The scene offers some wonderful things that the vanilla world does not. While we come from all walks of life, BDSMers all have a love for the alternative. We are not people who spend every Wednesday night engaged in military-style intercourse. We love passion, the power exchange, and the magic of sexual self-expression. This attitude translates, generally speaking, into a more open-minded attitude toward size, not to mention age, gender, race, and orientation.

Unlike our vanilla friends who rarely see large naked bodies, we have many opportunities through play parties and demos to look at, get used to, and eventually admire the soft curves of fat people. It is at first astounding, and then liberating to see a large man or woman walk around a play party stark naked, proud of their body, fully loved. It’s hard not to like someone who likes herself so much.

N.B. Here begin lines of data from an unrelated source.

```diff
diff --git a/loraine.jl_amd/csrc/partial_tiles.h b/loraine.jl_amd/csrc/partial_tiles.h
--- /dev/null
+++ b/loraine.jl_amd/csrc/partial_tiles.h
@@ -0,0 +1,56 @@
+#pragma once
+#include <hip/hip_runtime.h>
+
+namespace lrn {
+
+struct TileBlock {
+  int bm, bn;
+};
+
+static constexpr int DIAG_DEAL_BLOCKS = 9;
+
+__host__ __device__ constexpr TileBlock diag_deal_block(int w, int q, bool mirror) {
+  int r = 0, c = 0;
+  if (w < 3) {
+    r = (w == 1 ? 2 : 5) + q / 3;
+    c = (w == 2 ? 3 : 0) + q % 3;
+  } else {
+    const int base = 3 * (q / 3), e = q % 3;
+    r = base + (e > 0 ? 1 : 0);
+    c = base + (e == 2 ? 1 : 0);
+  }
+  return mirror ? TileBlock{c, r} : TileBlock{r, c};
+}
+__host__ __device__ constexpr bool diag_deal_uses_bm(int w, int bm, bool mirror) {
+  for (int q = 0; q < DIAG_DEAL_BLOCKS; ++q)
+    if (diag_deal_block(w, q, mirror).bm == bm) return true;
+  return false;
+}
+__host__ __device__ constexpr bool diag_deal_uses_bn(int w, int bn, bool mirror) {
+  for (int q = 0; q < DIAG_DEAL_BLOCKS; ++q)
+    if (diag_deal_block(w, q, mirror).bn == bn) return true;
+  return false;
+}
+
+__host__ __device__ constexpr int interleaved_owner(int bm, int bn) { return (bm & 1) | ((bn & 1) << 1); }
+
+inline bool tile_deal_owners(int kind, bool even, int* owner) {
+  if (kind != 0 && kind != 1) return false;
+  const bool mirror = kind == 1;
+  for (int e = 0; e < 64; ++e) owner[e] = -1;
+  if (even) {
+    for (int w = 0; w < 4; ++w)
+      for (int q = 0; q < DIAG_DEAL_BLOCKS; ++q) {
+        const TileBlock b = diag_deal_block(w, q, mirror);
+        if (owner[b.bm * 8 + b.bn] != -1) return false;
+        owner[b.bm * 8 + b.bn] = w;
+      }
+  } else {
+    for (int bm = 0; bm < 8; ++bm)
+      for (int bn = 0; bn < 8; ++bn)
+        if (mirror ? bn >= bm : bm >= bn) owner[bm * 8 + bn] = interleaved_owner(bm, bn);
+  }
+  return true;
+}
+
+}
diff --git a/loraine.jl_amd/csrc/schur_dense.hip b/loraine.jl_amd/csrc/schur_dense.hip
--- a/loraine.jl_amd/csrc/schur_dense.hip
+++ b/loraine.jl_amd/csrc/schur_dense.hip
@@ -170,7 +170,8 @@
   g1.B = Ut + off; g1.sBk = m; g1.sBn = 1; g1.bB = 0;
   g1.C = P; g1.sCm = pl.ldp; g1.sCn = 1; g1.bC = pl.p_elems;
   g1.M = g1.K = m - pl.c0; g1.N = pl.c1 - pl.c0; g1.batch = nbat;
-  g1.flags = GEMM_TRI_LOWER | GEMM_KFROM_N | chol_lab12(c->opt) | (c->opt.gemm1_diag ? GEMM_DIAG_LOWER_Z : 0);
+  g1.flags = GEMM_TRI_LOWER | GEMM_KFROM_N | chol_lab12(c->opt) | (c->opt.gemm1_diag ? GEMM_DIAG_LOWER_Z : 0) |
+             (c->opt.gemm_even_deal ? GEMM_EVEN_DEAL : 0);
   if (c->opt.gemm_lab & 32) g1.bA = 0;
   if (c->opt.gemm_lab & 16) g1.flags &= ~GEMM_KFROM_N;
   return g1;
@@ -184,7 +185,7 @@
   g2.C = T + (long)a * 16; g2.sCm = 1; g2.sCn = m; g2.bC = 16;
   g2.pk_cstride = cstride;
   g2.M = g2.K = m - pl.c0; g2.N = pl.c1 - pl.c0; g2.batch = nbat;
-  g2.flags = GEMM_TRI_LOWER | GEMM_KFROM_M | GEMM_C_PACKED | chol_lab12(c->opt);
+  g2.flags = GEMM_TRI_LOWER | GEMM_KFROM_M | GEMM_C_PACKED | chol_lab12(c->opt) | (c->opt.gemm_even_deal ? GEMM_EVEN_DEAL : 0);
   if (c->opt.gemm_lab & 32) g2.bB = 0;
   if (c->opt.gemm_lab & 16) g2.flags &= ~GEMM_KFROM_M;
   g2.pk_m = m;
```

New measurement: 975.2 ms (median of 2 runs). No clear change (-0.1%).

I discovered with time and support from my Padrone that my body, with its ability to do all these things we do, to transform pleasure into pain, to bend and twist and tolerate being bound, to find pleasure in all this, was an asset. He always looks at me appreciatively, and, suddenly, I wasn’t invisible. I was fulfilling one of the most fundamental cores that I had been raised to believe was the most important thing in being female—being attractive to men—and I reveled in it. From the time He took me on as his slave, I have not looked back. Sure, I have times I think or verbalize I wish this was different, this was smaller, or that not so saggy. He gives me ‘the look’ and I snap out of it really quick!

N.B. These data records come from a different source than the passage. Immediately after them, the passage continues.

__global__ void __launch_bounds__(256)
box_bin_count_kernel(const long long* __restrict__ shapes, const long long* __restrict__ starts,
                     const float* __restrict__ ref, const float* __restrict__ off, const float* __restrict__ kidx,
                     BoxDims dm, int* __restrict__ counts, int outside_tile_window, int tqy) {
  const long long total = (long long)dm.b * dm.lq * dm.h * dm.l;
  const long long e = (long long)blockIdx.x * blockDim.x + threadIdx.x;
  if (e >= total) return;
  const int li = (int)(e % dm.l);
  const long long t = e / dm.l;
  const int m = (int)(t % dm.h);
  const long long bq = t / dm.h;
  const int bi = (int)(bq / dm.lq);
  const int H = (int)shapes[li * 2], W = (int)shapes[li * 2 + 1];
  int wy0 = 0, wx0 = 0;
  const int winy = tqy + 2 * bt::R, winx = bt::TQX + 2 * bt::R;
  const BoxGeo g = make_box(ref + bq * 7, off + bq * dm.off_rs + (m * dm.l + li) * dm.v, dm.v);
  if (outside_tile_window) {
    const int q = (int)(bq % dm.lq);
    wy0 = (q / W) / tqy * tqy - bt::R;
    wx0 = (q % W) / bt::TQX * bt::TQX - bt::R;
    const bool upright = g.sn == 0.f;
    const float ex = upright ? 0.5f * g.w : 0.5f * (g.w + g.h), ey = upright ? 0.5f * g.h : 0.5f * (g.w + g.h);
    const float bx = g.cx * (float)W - 0.5f, by = g.cy * (float)H - 0.5f;
    const float rx = ex * (float)W + 0.01f, ry = ey * (float)H + 0.01f;
    if (floorf(bx - rx) >= (float)wx0 && floorf(bx + rx) + 1.f <= (float)(wx0 + winx - 1) &&
        floorf(by - ry) >= (float)wy0 && floorf(by + ry) + 1.f <= (float)(wy0 + winy - 1))
      return;
  }
  int* row = counts + ((long long)bi * dm.s + starts[li]) * dm.h + m;
  for (int pi = 0; pi < dm.p; ++pi) {
    const BoxPx px = box_point(g, kidx[pi * 2], kidx[pi * 2 + 1], H, W);
    const float h_im = px.h_im, w_im = px.w_im;
    if (!((h_im > -1.f) && (w_im > -1.f) && (h_im < (float)H) && (w_im < (float)W))) continue;
    const int h_low = (int)floorf(h_im), w_low = (int)floorf(w_im);
#pragma unroll
    for (int cn = 0; cn < 4; ++cn) {
      const int cy = h_low + (cn >> 1), cx = w_low + (cn & 1);
      if (cy >= 0 && cy <= H - 1 && cx >= 0 && cx <= W - 1) {
        if (outside_tile_window && (unsigned)(cy - wy0) < (unsigned)winy && (unsigned)(cx - wx0) < (unsigned)winx) continue;
        atomicAdd(row + ((long long)cy * W + cx) * dm.h, 1);
      }
    }
  }
}

constexpr int kScanTile = 1024;

__global__ void __launch_bounds__(256) scan_tiles_kernel(int* __restrict__ data, long long n, int* __restrict__ totals) {
  __shared__ int sm[17];
  const long long base = (long long)blockIdx.x * kScanTile + threadIdx.x * 4;
  int v[4];
#pragma unroll
  for (int j = 0; j < 4; ++j) v[j] = (base + j < n) ? data[base + j] : 0;
  int tot;
  const int pre = block_exclusive_scan(v[0] + v[1] + v[2] + v[3], sm, &tot);
  int run = pre;
#pragma unroll
  for (int j = 0; j < 4; ++j) {
    if (base + j < n) data[base + j] = run;
    run += v[j];
  }
  if (threadIdx.x == 0) totals[blockIdx.x] = tot;
}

The thing about body issues is that everyone has them, women and men, thin and fat, you and me. If you want to get over self-criticism, here are some things you can try. Start by communicating with your body, using affirmations to find the beautiful parts of yourself, not just physically, but emotionally and spiritually. Listen to what your body has to say, and respect your own path. This is the foundation of self-love. If you love yourself, loving your body will follow.

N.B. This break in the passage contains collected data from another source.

template <bool MASKS>
__global__ void __launch_bounds__(256) LR_OCC_BWD_ROWS
lr_blend_bwd_rows_kernel(LrView v, const float4* __restrict__ geom, const uint32_t* __restrict__ state,
                         uint32_t tiles, const uint32_t* __restrict__ plist, uint32_t capacity,
                         const float* __restrict__ final_T, const int* __restrict__ n_contrib,
                         const float* __restrict__ dL_dimage, float* __restrict__ acc_rows,
                         int xcd_mode, int cull, int block_test, const uint64_t* __restrict__ masks LR_ABLATE_PARAM) {
  __shared__ float4 lr_stage[4][65 * LR_RB_SLOT];
  if (lr_bail(state, capacity)) return;
  const uint32_t tile = lr_tile_of_block(blockIdx.x, tiles, v.gx, v.gy, xcd_mode, state);
  if (tile >= tiles) return;
  const uint32_t* offsets = state + lr_offsets_off(tiles);
  const uint32_t beg = offsets[tile];
  const int lane = threadIdx.x & 63, wq = threadIdx.x >> 6;
  constexpr bool use_masks = MASKS;
  const int row = lane >> 4, li = lane & 15;
  const int tx = tile % (uint32_t)v.gx, ty = tile / (uint32_t)v.gx;
  const int qx0 = tx * 16 + (wq & 1) * 8, qy0 = ty * 16 + (wq >> 1) * 8;
  const int px = qx0 + (row & 1) * 4 + (li & 3), py = qy0 + (row >> 1) * 4 + (li >> 2);
  const float pxf = (float)px, pyf = (float)py;
  const bool in = (px < v.W) && (py < v.H);
  const size_t plane = (size_t)v.W * v.H;
  const size_t pix = in ? (size_t)py * v.W + px : 0;
  const float sx = 0.5f * (float)v.W, sy = 0.5f * (float)v.H;
  const float Tf = in ? final_T[pix] : 0.f;
  const int lastc = in ? n_contrib[pix] : 0;
  const float dp0 = in ? dL_dimage[pix] : 0.f;
  const float dp1 = in ? dL_dimage[plane + pix] : 0.f;
  const float dp2 = in ? dL_dimage[2 * plane + pix] : 0.f;
  const float bgdot = lr_fma(v.bg[0], dp0, lr_fma(v.bg[1], dp1, v.bg[2] * dp2));
  float T = Tf, acc0 = 0.f, acc1 = 0.f, acc2 = 0.f;
  int rmax = lastc;
#pragma unroll
  for (int off = 8; off > 0; off >>= 1) rmax = max(rmax, __shfl_xor(rmax, off));
  const int rm0 = lr_readlane_i(rmax, 0), rm1 = lr_readlane_i(rmax, 16), rm2 = lr_readlane_i(rmax, 32),
            rm3 = lr_readlane_i(rmax, 48);
  const int maxc = max(max(rm0, rm1), max(rm2, rm3));
  if (maxc == 0) return;

  float* const sf = reinterpret_cast<float*>(lr_stage[wq]);
#define LR_SF(f, j) sf[(f) * 65 + (j)]
  const uint32_t sf_lds = (uint32_t)(uintptr_t)(__attribute__((address_space(3))) float*)sf;
  if (lane < 10) LR_SF(lane, 64) = lane == 9 ? __uint_as_float(0xffffffffu) : 0.f;

  const int qd = li >> 2, sel = li & 3;
  const int slot = sel == 0 ? (qd == 0 ? 6 : (qd == 1 ? 8 : (qd == 2 ? 7 : 5)))
                            : (sel == 1 ? (qd == 0 ? 0 : (qd == 1 ? 2 : (qd == 2 ? 1 : 3))) : 4);
  const bool on_a = sel < 2 || li == 2, on_b = sel < 2 || li == 10;
  float* const dst = acc_rows + slot;

  const float bx[2] = {(float)qx0, (float)(qx0 + 4)}, by[2] = {(float)qy0, (float)(qy0 + 4)};

  const int top = use_masks ? ((maxc + 63) & ~63) : maxc;
  const uint32_t nchunks = ((uint32_t)top + 63u) >> 6;
  auto load_id = [&](uint32_t c) -> uint32_t {
    const int pos = top - 1 - (int)(c * 64u) - lane;
    const bool ok = c < nchunks && pos >= 0 && pos < maxc;
    const uint32_t got = plist[beg + (ok ? (uint32_t)pos : 0u)];
    return ok ? got : 0xffffffffu;
  };
  const uint4* const mbase = use_masks ? reinterpret_cast<const uint4*>(masks + 16 * lr_mask_slot(beg, tile) +
                                                                        4 * __builtin_amdgcn_readfirstlane(wq)) : nullptr;
  struct Masks4 { uint64_t m0, m1, m2, m3; };
  auto load_masks = [&](uint32_t c) -> Masks4 {
    if (!use_masks) return Masks4{0ull, 0ull, 0ull, 0ull};
    const uint32_t cf = ((uint32_t)top >> 6) - 1u - min(c, nchunks - 1u);
    const uint4* mp = mbase + 8 * (size_t)cf;
    const uint4 lo = mp[0], hi4 = mp[1];
    return Masks4{((uint64_t)lo.y << 32) | lo.x, ((uint64_t)lo.w << 32) | lo.z,
                  ((uint64_t)hi4.y << 32) | hi4.x, ((uint64_t)hi4.w << 32) | hi4.z};
  };
  auto wanted = [&](const Masks4& m) -> bool {
    return !use_masks || (((m.m0 | m.m1 | m.m2 | m.m3) >> (63 - lane)) & 1ull) != 0ull;
  };
  auto gather = [&](uint32_t idv, bool want, float4& q0, float4& q1, float& qc) {
    const float4* rp = geom + LR_REC_QUADS * (size_t)(want ? idv : 0u);
    q0 = rp[0]; q1 = rp[1]; qc = reinterpret_cast<const float*>(rp)[8];
  };
  uint32_t id_n = load_id(0), id_nn = load_id(1);
  Masks4 mk_n = load_masks(0), mk_nn = load_masks(1);
  float4 g0_n, g1_n;
  float cb_n;
  gather(id_n, id_n != 0xffffffffu && wanted(mk_n), g0_n, g1_n, cb_n);
  LR_LANDED(g0_n, g1_n, cb_n, id_nn);

  for (uint32_t ch = 0; ch < nchunks; ch++) {
    const int hi = top - (int)(ch * 64u);
    const uint32_t id = id_n;
    const float4 g0 = g0_n, g1 = g1_n;
    const float cb = cb_n;
    const Masks4 mk = mk_n;
    id_n = id_nn;
    mk_n = mk_nn;
    gather(id_n, id_n != 0xffffffffu && wanted(mk_n), g0_n, g1_n, cb_n);
    id_nn = load_id(ch + 2);
    mk_nn = load_masks(ch + 2);
    __builtin_amdgcn_fence(__ATOMIC_RELEASE, "wavefront");
    __builtin_amdgcn_wave_barrier();
    if (id != 0xffffffffu && wanted(mk)) {
      LR_SF(0, lane) = g0.x; LR_SF(1, lane) = g0.y; LR_SF(2, lane) = g0.z; LR_SF(3, lane) = g0.w;
      LR_SF(4, lane) = g1.x; LR_SF(5, lane) = g1.y; LR_SF(6, lane) = g1.z; LR_SF(7, lane) = g1.w;
      LR_SF(8, lane) = cb; LR_SF(9, lane) = __uint_as_float(id);
    }
    __builtin_amdgcn_fence(__ATOMIC_RELEASE, "wavefront");
    __builtin_amdgcn_wave_barrier();
    __builtin_amdgcn_fence(__ATOMIC_ACQUIRE, "wavefront");
    const bool valid = id != 0xffffffffu;
    const int pos = hi - 1 - lane;
    bool r0 = valid & (pos < rm0), r1 = valid & (pos < rm1), r2 = valid & (pos < rm2), r3 = valid & (pos < rm3);
    if (cull && !use_masks) {
      const LrSupport sp = lr_support_prepare(g0.x, g0.y, g0.z, g0.w, g1.x, g1.y);
      if (block_test) {
        bool k0, k1, k2, k3;
        const lr_f2 X0 = {bx[0], bx[1]}, X1 = {bx[0] + 3.f, bx[1] + 3.f};
        lr_support_box2(sp, X0, X1, lr_f2{by[0], by[0]}, lr_f2{by[0] + 3.f, by[0] + 3.f}, k0, k1);
        lr_support_box2(sp, X0, X1, lr_f2{by[1], by[1]}, lr_f2{by[1] + 3.f, by[1] + 3.f}, k2, k3);
        r0 = r0 && k0; r1 = r1 && k1; r2 = r2 && k2; r3 = r3 && k3;
      } else {
        const bool q = lr_support_box(sp, bx[0], bx[0] + 7.f, by[0], by[0] + 7.f);
        const bool bb = sp.mode == 2;
        const bool x_lo = !bb || (sp.mx - sp.ex <= bx[0] + 3.f), x_hi = !bb || (sp.mx + sp.ex >= bx[1]);
        const bool y_lo = !bb || (sp.my - sp.ey <= by[0] + 3.f), y_hi = !bb || (sp.my + sp.ey >= by[1]);
        r0 = r0 && q && x_lo && y_lo;
        r1 = r1 && q && x_hi && y_lo;
        r2 = r2 && q && x_lo && y_hi;
        r3 = r3 && q && x_hi && y_hi;
      }
    }
    uint64_t mrow;
    if (use_masks) mrow = lr_mask_before(lr_row_mask(row, __builtin_bitreverse64(mk.m0), __builtin_bitreverse64(mk.m1),
                                                     __builtin_bitreverse64(mk.m2), __builtin_bitreverse64(mk.m3)), hi, rmax);
    else mrow = lr_row_mask(row, __ballot(r0), __ballot(r1), __ballot(r2), __ballot(r3));
    if (LR_ABLATED(4)) mrow = 0ull;
    while (__builtin_amdgcn_ballot_w64(mrow != 0ull) != 0) {
      const uint32_t ja = lr_take_bit(mrow), jb = lr_take_bit(mrow);
      float fa[10], fb[10];
      {
        const uint32_t aa = sf_lds + 4u * ja, ab = sf_lds + 4u * jb;
        asm volatile(
            "ds_read_b32 %0, %20\n ds_read_b32 %10, %21\n"
            "ds_read_b32 %1, %20 offset:260\n ds_read_b32 %11, %21 offset:260\n"
            "ds_read_b32 %2, %20 offset:520\n ds_read_b32 %12, %21 offset:520\n"
            "ds_read_b32 %3, %20 offset:780\n ds_read_b32 %13, %21 offset:780\n"
            "ds_read_b32 %4, %20 offset:1040\n ds_read_b32 %14, %21 offset:1040\n"
            "ds_read_b32 %5, %20 offset:1300\n ds_read_b32 %15, %21 offset:1300\n"
            "ds_read_b32 %6, %20 offset:1560\n ds_read_b32 %16, %21 offset:1560\n"
            "ds_read_b32 %7, %20 offset:1820\n ds_read_b32 %17, %21 offset:1820\n"
            "ds_read_b32 %8, %20 offset:2080\n ds_read_b32 %18, %21 offset:2080\n"
            "ds_read_b32 %9, %20 offset:2340\n ds_read_b32 %19, %21 offset:2340\n"
            "s_waitcnt lgkmcnt(0)"
            : "=&v"(fa[0]), "=&v"(fa[1]), "=&v"(fa[2]), "=&v"(fa[3]), "=&v"(fa[4]), "=&v"(fa[5]), "=&v"(fa[6]), "=&v"(fa[7]),
              "=&v"(fa[8]), "=&v"(fa[9]), "=&v"(fb[0]), "=&v"(fb[1]), "=&v"(fb[2]), "=&v"(fb[3]), "=&v"(fb[4]), "=&v"(fb[5]),
              "=&v"(fb[6]), "=&v"(fb[7]), "=&v"(fb[8]), "=&v"(fb[9])
            : "v"(aa), "v"(ab)
            : "memory");
      }
      const lr_f2 Ar = {fa[2], fb[2]}, Br = {fa[3], fb[3]}, Cr = {fa[4], fb[4]};
      const lr_f2 op2 = {fa[5], fb[5]};
      const lr_f2 cr = {fa[6], fb[6]}, cg = {fa[7], fb[7]}, cbl = {fa[8], fb[8]};
      const uint32_t gida = __float_as_uint(fa[9]), gidb = __float_as_uint(fb[9]);
      const lr_f2 dx2 = lr_f2{fa[0], fb[0]} - pxf, dy2 = lr_f2{fa[1], fb[1]} - pyf;
      const lr_f2 hdx2 = dx2 * -0.5f, hdy2 = dy2 * -0.5f;
      const lr_f2 bdx = Br * dx2;
      const lr_f2 pw2 = lr_fma2(Ar * dx2, hdx2, lr_fma2(Cr * dy2, hdy2, lr_f2{-bdx.x, -bdx.y} * dy2));
      const lr_f2 G2 = lr_exp2(pw2);
      const lr_f2 al2 = op2 * G2;
      const float alpha0 = fminf(0.99f, al2.x), alpha1 = fminf(0.99f, al2.y);
      const int k0 = hi - 1 - (int)ja, k1 = hi - 1 - (int)jb;
      const bool hit0 = (k0 < lastc) & !(pw2.x > 0.f) & !(alpha0 < 1.0f / 255.0f);
      const bool hit1 = (k1 < lastc) & !(pw2.y > 0.f) & !(alpha1 < 1.0f / 255.0f);
      const lr_f2 alpha = {hit0 ? alpha0 : 0.f, hit1 ? alpha1 : 0.f};
      const bool any = __builtin_amdgcn_ballot_w64((alpha.x > 0.f) | (alpha.y > 0.f)) != 0;
      if (!any) continue;
      const lr_f2 G = {hit0 ? G2.x : 0.f, hit1 ? G2.y : 0.f};
      const lr_f2 om = 1.f - alpha;
      lr_f2 rc = {__builtin_amdgcn_rcpf(om.x), __builtin_amdgcn_rcpf(om.y)};
      rc = lr_fma2(lr_fma2(-om, rc, lr_f2{1.f, 1.f}), rc, rc);
      const float Ta = T * rc.x, Tb = Ta * rc.y;
      const lr_f2 T2 = {Ta, Tb};
      T = Tb;
      const lr_f2 w = alpha * T2;
      const float a0r = lr_fma(alpha.x, cr.x, om.x * acc0), a0g = lr_fma(alpha.x, cg.x, om.x * acc1),
                  a0b = lr_fma(alpha.x, cbl.x, om.x * acc2);
      lr_f2 dL_dalpha = lr_fma2(cr - lr_f2{acc0, a0r}, lr_f2{dp0, dp0},
                                lr_fma2(cg - lr_f2{acc1, a0g}, lr_f2{dp1, dp1}, (cbl - lr_f2{acc2, a0b}) * dp2));
      dL_dalpha = lr_fma2(dL_dalpha, T2, -(Tf * rc) * bgdot);
      acc0 = lr_fma(alpha.y, cr.y, om.y * a0r);
      acc1 = lr_fma(alpha.y, cg.y, om.y * a0g);
      acc2 = lr_fma(alpha.y, cbl.y, om.y * a0b);
      const lr_f2 dL_dG = op2 * dL_dalpha;
      const lr_f2 gdx = G * dx2, gdy = G * dy2;
      const lr_f2 dG_ddx = lr_fma2(-Ar, gdx, -(Br * gdy));
      const lr_f2 dG_ddy = lr_fma2(-Cr, gdy, -(Br * gdx));
      const lr_f2 c0 = w * dp0, c1 = w * dp1, c2 = w * dp2, go = G * dL_dalpha;
      const lr_f2 mxs = dL_dG * dG_ddx * sx, mys = dL_dG * dG_ddy * sy;
      const lr_f2 kA = -0.5f * gdx * dx2 * dL_dG, kB = -gdx * dy2 * dL_dG, kC = -0.5f * gdy * dy2 * dL_dG;
      const float s1a = lr_quad_total(lr_row_pair4(lr_row_pair8(c0.x, c1.x), lr_row_pair8(c2.x, go.x)));
      const float s1b = lr_quad_total(lr_row_pair4(lr_row_pair8(c0.y, c1.y), lr_row_pair8(c2.y, go.y)));
      const float s2a = lr_quad_total(lr_row_pair4(lr_row_pair8(mxs.x, mys.x), lr_row_pair8(kA.x, kB.x)));
      const float s2b = lr_quad_total(lr_row_pair4(lr_row_pair8(mxs.y, mys.y), lr_row_pair8(kA.y, kB.y)));
      float s3 = lr_row_pair8(kC.x, kC.y);
      s3 = lr_quad_total(s3 + lr_dpp_perm<0x141>(s3));
      const float xa = sel == 0 ? s1a : (sel == 1 ? s2a : s3);
      const float xb = sel == 0 ? s1b : (sel == 1 ? s2b : s3);
      if (!LR_ABLATED(1)) {
        if (on_a && gida != 0xffffffffu) lr_atomic_add_noret(dst + (size_t)gida * LOGRAST_BWD_ROW_FLOATS, xa);
        if (on_b && gidb != 0xffffffffu) lr_atomic_add_noret(dst + (size_t)gidb * LOGRAST_BWD_ROW_FLOATS, xb);
      }
    }
  }
}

On the practical side, go to some play parties or other public situations where you will be able to observe people of all sizes and shapes enjoying themselves. Replace any critical thoughts in your head with positive ones about the beauty of their bodies, whether it be good skin, soft curves, great butt to spank, strong muscles, or wonderful handfuls of breasts. Talk to your friends about what beautiful thing you saw in this larger person. If it’s not a physical attribute, notice their courage for playing in public, their love of their own body, or their self-consciousness. For the female Dominant, size can be an advantage, projecting a powerful physical presence that attracts Submissives. If you have this advantage, use it.

Developing a Healthy Body Image
- Listen to your body. Eat when you are hungry.
- Be realistic about the size you are likely to be based on your genetic and environmental history.
- Exercise regularly in an enjoyable way, regardless of size.
- Expect normal weekly and monthly changes in weight and shape.
- Work towards self-acceptance and self-forgiveness- be gentle with yourself.
- Ask for support and encouragement from friends and family when life is stressful.
- Decide how you wish to spend your energy — pursuing the “perfect body image” or enjoying family, friends, school, and, most importantly, life.

Think of the three A’s
Attention: Refers to listening for and responding to internal cues (i.e., hunger, satiety, fatigue).
Appreciation: Refers to appreciating the pleasures your body can provide.
Acceptance: Refers to accepting what is — instead of longing for what is not.

With time, support, and a lot of self-reflection, you too can become comfortable with and learn to love your body, no matter the shape.